- **WHAT YOU NEED TO DO**: From the listing below, pull out all lines with "when" in them.

##### DATA SUPPLIED

template <typename T>
static int launch_forward(lcpb200_handle_s* h, int slot, int B, const void* Q, const void* p, const void* G,
                          const void* hv, const void* A, const void* b, const void* F, double eps,
                          int not_improved_lim, int max_iter, void* zhat, void* nu, void* lam, void* slack,
                          int32_t* status, int32_t* iters, void* resid, void* Rsave, cudaStream_t st,
                          unsigned char* ssave = nullptr) {
  const bool cond = h->cplan.ok != 0;
  if (cond) {
    cnd::CFwdArgs<T> c;
    c.P = h->cplan;
    c.B = B;
    c.Q = (const T*)Q; c.p = (const T*)p; c.G = (const T*)G; c.h = (const T*)hv;
    c.A = (const T*)A; c.b = (const T*)b; c.F = (const T*)F;
    c.zhat = (T*)zhat; c.nu = (T*)nu; c.lam = (T*)lam; c.slack = (T*)slack; c.resid = (T*)resid;
    c.status = status; c.iters = iters;
    c.eps = (T)eps; c.not_improved_lim = not_improved_lim; c.max_iter = max_iter;
    memset(&c.soa, 0, sizeof(c.soa));
    c.ssave = ssave;
    c.prof = h->cprof ? h->cprof + (size_t)slot * h->cond_grid * cnd::CPH_COUNT : nullptr;
    const int cgrid = std::min(B, h->cond_grid);
#define CALL_FWD(NSV) cnd::launch_cond_forward_t<T, NSV>(c, cgrid, st)
    const cudaError_t ce = LCPB200_NS_DISPATCH(h->cplan.NS, CALL_FWD);
#undef CALL_FWD
    CK(ce);
    Rsave = nullptr;
  }
  if (int rc = ensure_ws(h, B)) return rc;
  FwdArgs<T> a;
  a.P = h->plan;
  a.B = B;
  a.Q = (const T*)Q; a.p = (const T*)p; a.G = (const T*)G; a.h = (const T*)hv;
  a.A = (const T*)A; a.b = (const T*)b; a.F = (const T*)F;
  a.zhat = (T*)zhat; a.nu = (T*)nu; a.lam = (T*)lam; a.slack = (T*)slack; a.resid = (T*)resid;
  a.status = status; a.iters = iters;
  a.eps = (T)eps; a.not_improved_lim = not_improved_lim; a.max_iter = max_iter;
  a.Rsave = (T*)Rsave;
  a.fallback_only = cond ? 1 : 0;
  a.ws = (T*)h->ws + (size_t)slot * h->plan.ws_per_cta * h->ws_ctas;
  a.prof = h->prof ? h->prof + (size_t)slot * h->max_grid * PH_COUNT : nullptr;
  const int grid = std::min(B, h->ws_ctas);
  const int mode = h->plan.mode;
// ... 119 lines not shown
                          const void* A, const void* b, const void* F, const void* zhat, const void* nu,
                          const void* lam, const void* slack, const void* status, const void* iters,
                          int max_iter) {
  if (!h) return fail("null handle");
  if (B < 0) return fail("B < 0");
  if (!Q || !p || !G || !hv || !F) return fail("Q, p, G, h, F must be non-NULL");
  if (h->e > 0 && (!A || !b)) return fail("handle was created with e > 0 but A or b is NULL");
  if (!zhat || !lam || !slack || !status || !iters) return fail("zhat, lam, slack, status, iters must be non-NULL");
  if (h->e > 0 && !nu) return fail("nu must be non-NULL when e > 0");
  if (max_iter < 0) return fail("max_iter < 0");
  return 0;
}

extern "C" int lcpb200_forward(lcpb200_handle_t h, int B, const void* Q, const void* p, const void* G,
                               const void* hv, const void* A, const void* b, const void* F, double eps,
                               int not_improved_lim, int max_iter, void* zhat, void* nu, void* lam, void* slack,
                               int32_t* status, int32_t* iters, void* resid, void* Rsave, void* stream) {
  if (int rc = check_fwd_args(h, B, Q, p, G, hv, A, b, F, zhat, nu, lam, slack, status, iters, max_iter)) return rc;
  if (!h->dual_ok) return fail("this handle serves the engine entry points only (problem too large for the dense API)");
  if (B == 0) return 0;
  DeviceGuard dg_;
  CK(dg_.set(h->device));
  cudaStream_t st = (cudaStream_t)stream;
  unsigned char* ssave = nullptr;
  h->struct_B = 0;
  if (h->cplan.ok) {
    if ((size_t)B * h->cplan.sbytes > h->d_struct.bytes) CK(cudaDeviceSynchronize());
    CK(h->d_struct.ensure((size_t)B * h->cplan.sbytes));
    ssave = (unsigned char*)h->d_struct.p;
  }
  const int rc = h->dtype == LCPB200_F32
             ? launch_forward<float>(h, 0, B, Q, p, G, hv, A, b, F, eps, not_improved_lim, max_iter, zhat, nu, lam,
                                     slack, status, iters, resid, Rsave, st, ssave)
             : launch_forward<double>(h, 0, B, Q, p, G, hv, A, b, F, eps, not_improved_lim, max_iter, zhat, nu, lam,
                                      slack, status, iters, resid, Rsave, st, ssave);
  if (rc == 0 && ssave) h->struct_B = B;
  return rc;
}

static int check_dense_derivative(lcpb200_handle_t h, int R, int B, const void* Q, const void* G, const void* F,
                                  const void* A, const void* zhat, const void* nu, const void* lam, const void* slack) {
  if (!h) return fail("null handle");
  if (!h->dual_ok) return fail("this handle serves the engine entry points only (problem too large for the dense API)");
  if (R < 1) return fail("need R >= 1");
  if (B < 0) return fail("B < 0");
  if ((long long)R * B > INT_MAX) return fail("R * B exceeds INT_MAX");
  if (!Q || !G || !F || !zhat || !lam || !slack) return fail("Q, G, F, zhat, lam, slack must be non-NULL");
  if (h->e > 0 && (!A || !nu)) return fail("A and nu must be non-NULL when e > 0");
  return 0;
}

static const unsigned char* saved_structure(const lcpb200_handle_s* h, int B, unsigned flags) {
  return ((flags & LCPB200_BWD_REUSE_STRUCTURE) && h->cplan.ok && h->struct_B == B) ? (const unsigned char*)h->d_struct.p
                                                                                      : nullptr;
}

extern "C" int lcpb200_backward_batched(lcpb200_handle_t h, int R, int B, const void* Q, const void* G, const void* A,
                                        const void* F, const void* zhat, const void* nu, const void* lam,
                                        const void* slack, const void* g, void* dQ, void* dp, void* dG, void* dh,
// ... 91 lines not shown
extern "C" int lcpb200_forward_host(lcpb200_handle_t h, int B, const void* Q, const void* p, const void* G,
                                    const void* hv, const void* A, const void* b, const void* F, double eps,
                                    int not_improved_lim, int max_iter, void* zhat, void* nu, void* lam,
                                    void* slack, int32_t* status, int32_t* iters, void* resid) {
  if (int rc = check_fwd_args(h, B, Q, p, G, hv, A, b, F, zhat, nu, lam, slack, status, iters, max_iter)) return rc;
  if (!h->dual_ok) return fail("this handle serves the engine entry points only (problem too large for the dense API)");
  if (B == 0) return 0;
  DeviceGuard dg_;
  CK(dg_.set(h->device));
  if (int rc = ensure_streams(h)) return rc;
  const size_t w = h->dtype == LCPB200_F32 ? 4 : 8;
  const size_t n = h->n, m = h->m, e = h->e;
  const size_t in_sz[7] = {n * n * w, n * w, m * n * w, m * w, e * n * w, e * w, m * m * w};
  const void* in_src[7] = {Q, p, G, hv, A, b, F};
  const size_t out_sz[6] = {n * w, e * w, m * w, m * w, 4, 4};
  void* out_dst[6] = {zhat, nu, lam, slack, status, iters};
  for (int i = 0; i < 7; ++i) if (in_sz[i]) CK(h->d_in[i].ensure(in_sz[i] * B));
  for (int i = 0; i < 6; ++i) if (out_sz[i]) CK(h->d_out[i].ensure(out_sz[i] * B));
  DevBuf& d_resid = h->d_bwd[15];
  if (resid) CK(d_resid.ensure(w * B));
  h->retained_B = 0;
  const bool keepR = !h->cplan.ok && (m * m * w * (size_t)B) <= ((size_t)8 << 30);
  if (keepR) CK(h->d_R.ensure(m * m * w * (size_t)B));
  const int C = chunk_scenes(h, B);
  int k = 0;
  for (int s0 = 0; s0 < B; s0 += C, ++k) {
    const int cb = std::min(C, B - s0);
    const int slot = k % lcpb200_handle_s::NSLOT;
    cudaStream_t st = h->streams[slot];
    for (int i = 0; i < 7; ++i)
      if (in_sz[i] && in_src[i])
        CK(cudaMemcpyAsync((char*)h->d_in[i].p + in_sz[i] * s0, (const char*)in_src[i] + in_sz[i] * s0,
                           in_sz[i] * cb, cudaMemcpyHostToDevice, st));
    auto at = [&](DevBuf& bf, size_t per) -> void* { return per ? (char*)bf.p + per * s0 : nullptr; };
    int rc = h->dtype == LCPB200_F32
                 ? launch_forward<float>(h, slot, cb, at(h->d_in[0], in_sz[0]), at(h->d_in[1], in_sz[1]),
                                         at(h->d_in[2], in_sz[2]), at(h->d_in[3], in_sz[3]), at(h->d_in[4], in_sz[4]),
                                         at(h->d_in[5], in_sz[5]), at(h->d_in[6], in_sz[6]), eps, not_improved_lim,
                                         max_iter, at(h->d_out[0], out_sz[0]), at(h->d_out[1], out_sz[1]),
                                         at(h->d_out[2], out_sz[2]), at(h->d_out[3], out_sz[3]),
                                         (int32_t*)at(h->d_out[4], 4), (int32_t*)at(h->d_out[5], 4),
                                         resid ? (char*)d_resid.p + w * s0 : nullptr,
                                         keepR ? (char*)h->d_R.p + m * m * w * s0 : nullptr, st)
                 : launch_forward<double>(h, slot, cb, at(h->d_in[0], in_sz[0]), at(h->d_in[1], in_sz[1]),
                                          at(h->d_in[2], in_sz[2]), at(h->d_in[3], in_sz[3]), at(h->d_in[4], in_sz[4]),
                                          at(h->d_in[5], in_sz[5]), at(h->d_in[6], in_sz[6]), eps, not_improved_lim,
                                          max_iter, at(h->d_out[0], out_sz[0]), at(h->d_out[1], out_sz[1]),
                                          at(h->d_out[2], out_sz[2]), at(h->d_out[3], out_sz[3]),
                                          (int32_t*)at(h->d_out[4], 4), (int32_t*)at(h->d_out[5], 4),
                                          resid ? (char*)d_resid.p + w * s0 : nullptr,
                                          keepR ? (char*)h->d_R.p + m * m * w * s0 : nullptr, st);
    if (rc) return rc;
    for (int i = 0; i < 6; ++i)
      if (out_sz[i] && out_dst[i])
        CK(cudaMemcpyAsync((char*)out_dst[i] + out_sz[i] * s0, (char*)h->d_out[i].p + out_sz[i] * s0,
                           out_sz[i] * cb, cudaMemcpyDeviceToHost, st));
    if (resid)
      CK(cudaMemcpyAsync((char*)resid + w * s0, (char*)d_resid.p + w * s0, w * cb, cudaMemcpyDeviceToHost, st));
  }
  for (auto& s : h->streams) CK(cudaStreamSynchronize(s));
  h->retained_B = B;
  h->retained_R = keepR;
  return 0;
}

extern "C" int lcpb200_backward_host(lcpb200_handle_t h, int B, const void* Q, const void* G, const void* A,
                                     const void* F, const void* zhat, const void* nu, const void* lam,
                                     const void* slack, const void* g, void* dQ, void* dp, void* dG, void* dh,
                                     void* dA, void* db, void* dF, unsigned flags) {
  if (!h) return fail("null handle");
  if (!h->dual_ok) return fail("this handle serves the engine entry points only (problem too large for the dense API)");
  if (B < 0) return fail("B < 0");
  const bool retained = (Q == nullptr);
  if (retained) {
// ... 103 lines not shown
  }
  return 0;
}

static int check_engine(lcpb200_handle_t h, int B, int nb, int nc, int mode) {
  if (!h) return fail("null handle");
  if (B < 0 || nb <= 0 || nc <= 0) return fail("need B >= 0, nb > 0, nc > 0");
  if (mode != 0 && mode != 1) return fail("mode must be 0 (solve_dynamics) or 1 (post_stabilization)");
  if (!h->cplan.ok && h->dtype != LCPB200_F64)
    return fail("engine entry points: n + e > 128 needs the large-scene kernel, which is fp64 only");
  if (h->n != 3 * nb || h->m != (mode == 0 ? 4 : 1) * nc)
    return fail("handle was created for other sizes: need n = 3 nb and m = 4 nc (mode 0) or nc (mode 1)");
  return 0;
}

##########

- **TASK ANSWER**:
  if (h->e > 0 && !nu) return fail("nu must be non-NULL when e > 0");
  if (h->e > 0 && (!A || !nu)) return fail("A and nu must be non-NULL when e > 0");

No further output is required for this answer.